# Wine glasses?



## Micrathena (Feb 27, 2014)

Has anyone tried this? I'm thinking with a small invert, preferably one that burrows. Maybe an ant lion larva? Maybe a baby trapdoor spider, but I do not know anything about their care. Does anyone have any suggestions on this? I just love the shape of a wine glass, but I have yet to try this.


----------



## loganhopeless (Feb 27, 2014)

I like the idea of an Ant Lion! Mostly because they can't climb. And wine glasses would still be pretty shallow for a trapdoor spider. I would suggest the wine glasses that don't have a big stem. More like where it's just the glass. It would be more stable than a top heavy wine glass with it full of substrate. Good luck! Let us know if you do it 


Sent from my iPhone using Tapatalk


----------



## Micrathena (Feb 27, 2014)

Yeah, I figured it might be too small for a trapdoor spider. I will certainly try this, with some invert, but not until spring. Can pseudoscorpions climb glass?


----------



## RzezniksRunAway (Mar 2, 2014)

Craft stores sometimes have those  giant wine glasses, a native pede would be cool.  I used to do betta fish in them, hydor makes a combo filter heater that fits in them and can be easily disguised.


----------



## Silberrücken (Mar 3, 2014)

Do raise an Antlion nymph... the adults are really cool!
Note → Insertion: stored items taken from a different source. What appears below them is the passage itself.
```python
class Plan:

    def __init__(self, equivariance: str, ndims: int, hidden_features: int, hidden_layers: int,
                 out_features: int = 3, last_layer_linear: bool = True, output_activation=None,
                 first_omega_0: float = 30.0, hidden_omega_0: float = 30.0, dtype: str = "f32",
                 conditioning: str = "concat", mapping_layers: int = 0, mapping_features: int = 0):
        lib = _lib.load()
        if equivariance not in _lib.EQ:
            raise ValueError(f"equivariance {equivariance!r}")
        if output_activation not in _lib.ACT:
            raise ValueError(f"output_activation {output_activation!r}")
        self.desc = _lib.reni_desc(_lib.EQ[equivariance], ndims, hidden_features, hidden_layers, out_features,
                                   1 if last_layer_linear else 0, _lib.ACT[output_activation],
                                   float(first_omega_0), float(hidden_omega_0), _lib.DTYPE[dtype],
                                   {"concat": _lib.COND_CONCAT, "film": _lib.COND_FILM}[conditioning],
                                   int(mapping_layers), int(mapping_features))
        self.conditioning = conditioning
        self.hidden_features = hidden_features
        self.hidden_layers = hidden_layers
        self._h = ctypes.c_void_p()
        _lib.check(lib.reni_plan_create(ctypes.byref(self.desc), ctypes.byref(self._h)))
        self.lib = lib
        self.ndims = ndims
        self.dtype = dtype
        self.n_params = int(lib.reni_param_count(self._h))
        self.n_map_params = int(lib.reni_film_map_param_count(self._h))
        self.in_features = int(lib.reni_in_features(self._h))
        self.n_first = hidden_features * self.in_features + hidden_features
        self._ws = {}

    def __del__(self):
        try:
            if getattr(self, "_h", None) and self._h.value:
                self.lib.reni_plan_destroy(self._h)
                self._h = ctypes.c_void_p()
        except Exception:
            pass

    def workspace(self, B: int, P: int, flags: int, device) -> torch.Tensor:
        n = int(self.lib.reni_workspace_bytes(self._h, B, P, flags))
        if n == 0:
            raise _lib.RENILibraryError("reni_workspace_bytes returned 0 (unsupported configuration)")
        key = (torch.device(device).index, )
        ws = self._ws.get(key)
        if ws is None or ws.numel() < n:
            ws = torch.empty(n + 256, dtype=torch.uint8, device=device)
            self._ws[key] = ws
        self._ws_gen = getattr(self, "_ws_gen", 0) + 1
        return ws

    @staticmethod
    def _aligned_ptr(ws: torch.Tensor) -> Tuple[int, int]:
        p = ws.data_ptr()
        ap = (p + 255) & ~255
        return ap, ws.numel() - (ap - p)

    def _ws_args(self, B, P, flags, device):
        wp, wn = self._aligned_ptr(self.workspace(B, P, flags, device))
        return wp, wn, torch.cuda.current_stream(device).cuda_stream

    def launch_info(self, B: int, P: int):
        info = (ctypes.c_int32 * 4)()
        _lib.check(self.lib.reni_launch_info(self._h, B, P, info))
        return {"workgroups": info[0], "threads": info[1], "lds_bytes": info[2], "tiles": info[3]}

    def path_info(self, B: int, P: int, need_dw: bool = True, need_dz: bool = True):
        info = (ctypes.c_int32 * 8)()
        flags = (_lib.NEED_DW if need_dw else 0) | (_lib.NEED_DZ if need_dz else 0)
        _lib.check(self.lib.reni_path_info(self._h, B, P, flags, info))
        env = [n for b, n in ((1, "RENI_NO_PERSIST"), (2, "RENI_NO_SIDE_STREAM"), (4, "RENI_FRAG_WS_CAP_MB"), (8, "RENI_DW1_OLD"),
                              (16, "RENI_NO_L0X")) if info[6] & b]
        return {"persistent_kernels": bool(info[0]), "dw1_kernel": ("none", "k_reni_dw1_ring", "k_reni_dw1", "k_reni_l0_ring")[info[1]],
                "side_stream": bool(info[2]), "images_per_chunk": info[3], "operand_stream": bool(info[4]),
                "fragment_stream": ("none", "bf16", "f32")[info[5]], "env_overrides": env, "workgroups": info[7]}

    def _grid_args(self, Z, D):
        B = Z.shape[0]
        if D.dim() == 2:
            D = D.unsqueeze(0)
        if D.shape[0] not in (1, B):
            raise ValueError(f"directions batch {D.shape[0]} does not match latent batch {B}")
        P = D.shape[1]
        dbs = 0 if D.shape[0] == 1 or D.stride(0) == 0 else P * 3
        if dbs == 0:
            D = D[:1]
        return B, P, _f32c(D), dbs

    def _check_zp(self, Z, params, map_params=None):
        if Z.dim() != 3 or tuple(Z.shape[1:]) != (self.ndims, 3):
            raise ValueError(f"Z must be [B,{self.ndims},3], got {tuple(Z.shape)}")
        if params.numel() != self.n_params:
            raise ValueError(f"params must hold {self.n_params} floats, got {params.numel()}")
        if map_params is not None and map_params.numel() != self.n_map_params:
            raise ValueError(f"map_params must hold {self.n_map_params} floats, got {map_params.numel()}")

    def forward(self, Z: torch.Tensor, D: torch.Tensor, params: torch.Tensor) -> torch.Tensor:
        _require_cuda(Z, D, params)
        Z = _f32c(Z); params = _f32c(params)
        self._check_zp(Z, params)
        B, P, Dc, dbs = self._grid_args(Z, D)
        out = torch.empty(B, P, 3, dtype=torch.float32, device=Z.device)
        wp, wn, stream = self._ws_args(B, P, 0, Z.device)
        _lib.check(self.lib.reni_forward(self._h, B, P, Z.data_ptr(), Dc.data_ptr(), dbs, params.data_ptr(),
                                         out.data_ptr(), wp, wn, stream))
        return out

    def forward_loss_backward(self, Z, D, params, target, weight, loss_kind="mse", alpha=0.0, beta=0.0,
                              need_dw=True, need_dz=True, want_out=False, idx=None, sparse_weight=False):
        _require_cuda(Z, D, params, target, weight, idx)
        Z = _f32c(Z); params = _f32c(params)
        self._check_zp(Z, params)
        if idx is not None:
            if idx.dtype != torch.int64 or idx.dim() != 1 or idx.numel() < 1:
                raise ValueError("idx must be a non-empty 1-D int64 tensor")
            idx = idx.contiguous()
            B, P, Dc, dbs = self._grid_args(Z[:1].expand(idx.numel(), -1, -1), D)
        else:
            B, P, Dc, dbs = self._grid_args(Z, D)
        target, weight, ts, wst = _loss_views(target, weight, B, P)
        flags = (_lib.NEED_DW if need_dw else 0) | (_lib.NEED_DZ if need_dz else 0) | _sparse_flags(sparse_weight)
        dev = Z.device
        loss_terms = torch.empty(4, dtype=torch.float32, device=dev)
        dZ = torch.empty(B, self.ndims, 3, dtype=torch.float32, device=dev) if need_dz else None
        dparams = torch.empty(self.n_params, dtype=torch.float32, device=dev) if need_dw else None
        out = torch.empty(B, P, 3, dtype=torch.float32, device=dev) if want_out else None
        wp, wn, stream = self._ws_args(B, P, flags, dev)
        kind = _lib.LOSS_KIND[loss_kind]
        tail = (Dc.data_ptr(), dbs, params.data_ptr(), target.data_ptr(), ts, weight.data_ptr(), wst, kind, float(alpha),
                float(beta), flags, out.data_ptr() if out is not None else None, loss_terms.data_ptr(),
                dZ.data_ptr() if dZ is not None else None, dparams.data_ptr() if dparams is not None else None, wp, wn, stream)
        if idx is not None:
            _lib.check(self.lib.reni_forward_loss_backward_rows(self._h, B, P, Z.data_ptr(), Z.shape[0], idx.data_ptr(), *tail))
        else:
            _lib.check(self.lib.reni_forward_loss_backward(self._h, B, P, Z.data_ptr(), *tail))
        return loss_terms, dZ, dparams, out

    def train_step(self, Z_table, idx, D, params, target, weight, m_dec, v_dec, m_lat, v_lat, step, lr, stage_state, idx_next=None,
                   loss_kind="mse", alpha=0.0, beta=0.0, betas=(0.9, 0.999), eps=1e-8, grad_scale=1.0, comm=None, overlap=False):
        _require_cuda(Z_table, D, params, target, weight, idx, idx_next, m_dec, v_dec, m_lat, v_lat)
        for t in (Z_table, params, m_dec, v_dec, m_lat, v_lat):
            if t.dtype != torch.float32 or not t.is_contiguous():
                raise ValueError("train_step updates its buffers in place: contiguous float32 tensors only")
        self._check_zp(Z_table, params)
        for ix in (idx, idx_next):
            if ix is not None and (ix.dtype != torch.int64 or ix.dim() != 1 or ix.numel() != idx.numel() or not ix.is_contiguous()):
                raise ValueError("idx / idx_next must be contiguous 1-D int64 tensors of the same length")
        B, P, Dc, dbs = self._grid_args(Z_table[:1].expand(idx.numel(), -1, -1), D)
        target, weight, ts, wst = _loss_views(target, weight, B, P)
        dev = Z_table.device
        loss_terms = torch.empty(4, dtype=torch.float32, device=dev)
        dZ = torch.empty(B, self.ndims, 3, dtype=torch.float32, device=dev)
        dparams = torch.empty(self.n_params, dtype=torch.float32, device=dev)
        if stage_state.value & 1 and getattr(self, "_stage_gen", None) != (getattr(self, "_ws_gen", 0), dev.index):
            stage_state.value = 0
        wp, wn, stream = self._ws_args(B, P, _lib.NEED_DW | _lib.NEED_DZ, dev)
        self._stage_gen = (self._ws_gen, dev.index)
        kind = _lib.LOSS_KIND[loss_kind]
        head = (self._h, B, P, Z_table.data_ptr(), Z_table.shape[0], idx.data_ptr(), idx_next.data_ptr() if idx_next is not None else None,
                Dc.data_ptr(), dbs, params.data_ptr(), target.data_ptr(), ts, weight.data_ptr(), wst, kind, float(alpha), float(beta),
                m_dec.data_ptr(), v_dec.data_ptr(), m_lat.data_ptr(), v_lat.data_ptr(), float(lr), float(betas[0]), float(betas[1]),
                float(eps), int(step), float(grad_scale))
        tail = (ctypes.byref(stage_state), loss_terms.data_ptr(), dZ.data_ptr(), dparams.data_ptr(), wp, wn, stream)
        with torch.cuda.device(dev):
            if comm is not None:
                _lib.check(self.lib.reni_train_step_rows_dp(*head, comm._comm, 1 if overlap else 0, *tail))
            else:
                _lib.check(self.lib.reni_train_step_rows(*head, *tail))
        return loss_terms, dZ, dparams

    def weight_lists(self, B, P, weight, mode):
        try:
            version = weight._version
        except RuntimeError:
            return None
        key = (weight.data_ptr(), version, tuple(weight.shape), tuple(weight.stride()), int(B), int(P), int(mode), weight.device.index)
        cache = self.__dict__.setdefault("_wlists", {})
        hit = cache.get("key") == key
        if not hit:
            n = int(self.lib.reni_weight_lists_bytes(B, P))
            buf = cache.get("buf")
            if buf is None or buf.numel() < n + 256 or buf.device != weight.device:
                buf = torch.empty(n + 256, dtype=torch.uint8, device=weight.device)
            lp = (buf.data_ptr() + 255) & ~255
            wst = (ctypes.c_int64 * 3)(*weight.stride())
            summary = (ctypes.c_int32 * 3)()
            _call(self.lib.reni_weight_lists_build, weight.device, B, P, weight.data_ptr(), wst, int(mode), lp,
                  buf.numel() - (lp - buf.data_ptr()), summary)
            cache.update(key=key, buf=buf, ptr=lp, weight=weight, cos_constant=summary[2] == 0,
                         summary=tuple(summary))
        return cache["ptr"], (_lib.WEIGHT_COS_CONSTANT if cache["cos_constant"] else 0)

    def invalidate_weight_lists(self):
        self.__dict__.pop("_wlists", None)

    def latent_step(self, Z_table, idx, D, params, target, weight, m_lat, v_lat, step, lr, loss_kind="test", alpha=0.0, beta=0.0,
                    betas=(0.9, 0.999), eps=1e-8, sparse_weight=False, cache_lists=True):
        _require_cuda(Z_table, D, params, target, weight, idx, m_lat, v_lat)
        for t in (Z_table, m_lat, v_lat):
            if t.dtype != torch.float32 or not t.is_contiguous():
                raise ValueError("latent_step updates its buffers in place: contiguous float32 tensors only")
        params = _f32c(params)
        self._check_zp(Z_table, params)
        if idx.dtype != torch.int64 or idx.dim() != 1 or idx.numel() < 1 or not idx.is_contiguous():
            raise ValueError("idx must be a non-empty contiguous 1-D int64 tensor")
        flags = _sparse_flags(sparse_weight)
        B, P, Dc, dbs = self._grid_args(Z_table[:1].expand(idx.numel(), -1, -1), D)
        target, weight, ts, wst = _loss_views(target, weight, B, P)
        dev = Z_table.device
        loss_terms = torch.empty(4, dtype=torch.float32, device=dev)
        dZ = torch.empty(B, self.ndims, 3, dtype=torch.float32, device=dev)
        wp, wn, stream = self._ws_args(B, P, _lib.NEED_DZ | flags, dev)
        kind = _lib.LOSS_KIND[loss_kind]
        head = (self._h, B, P, Z_table.data_ptr(), Z_table.shape[0], idx.data_ptr(), Dc.data_ptr(), dbs, params.data_ptr(),
                target.data_ptr(), ts, weight.data_ptr(), wst, kind, float(alpha), float(beta), flags)
        tail = (m_lat.data_ptr(), v_lat.data_ptr(), float(lr), float(betas[0]), float(betas[1]), float(eps), int(step),
                loss_terms.data_ptr(), dZ.data_ptr(), wp, wn, stream)
        chunked = False
        if flags:
            cc = self.__dict__.setdefault("_chunk_cache", {})
            if (B, P) not in cc:
                cc[(B, P)] = self.path_info(B, P, need_dw=False)["images_per_chunk"] < B
            chunked = cc[(B, P)]
        if flags and cache_lists and not chunked:
            wl = self.weight_lists(B, P, weight, flags)
# ... 1546 lines not shown
```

Here's mine:



Using a wine glass is a neat idea.


----------



## loganhopeless (Mar 4, 2014)

Silberrücken said:


> Do raise an Antlion nymph... the adults are really cool! Here's mine:
> 
> 
> 
> Using a wine glass is a neat idea.


Do you just catch yours outside?


Sent from my iPhone using Tapatalk


----------



## Silberrücken (Mar 4, 2014)

loganhopeless said:


> Do you just catch yours outside?


This one I did. I had been watching/feeding a nymph that had a huge pit. One day I saw the adult hanging onto grass right next to the pit. Captured it, photographed it, and returned it to the grass. Very calm and cool adult.


----------



## loganhopeless (Mar 4, 2014)

Silberrücken said:


> This one I did. I had been watching/feeding a nymph that had a huge pit. One day I saw the adult hanging onto grass right next to the pit. Captured it, photographed it, and returned it to the grass. Very calm and cool adult.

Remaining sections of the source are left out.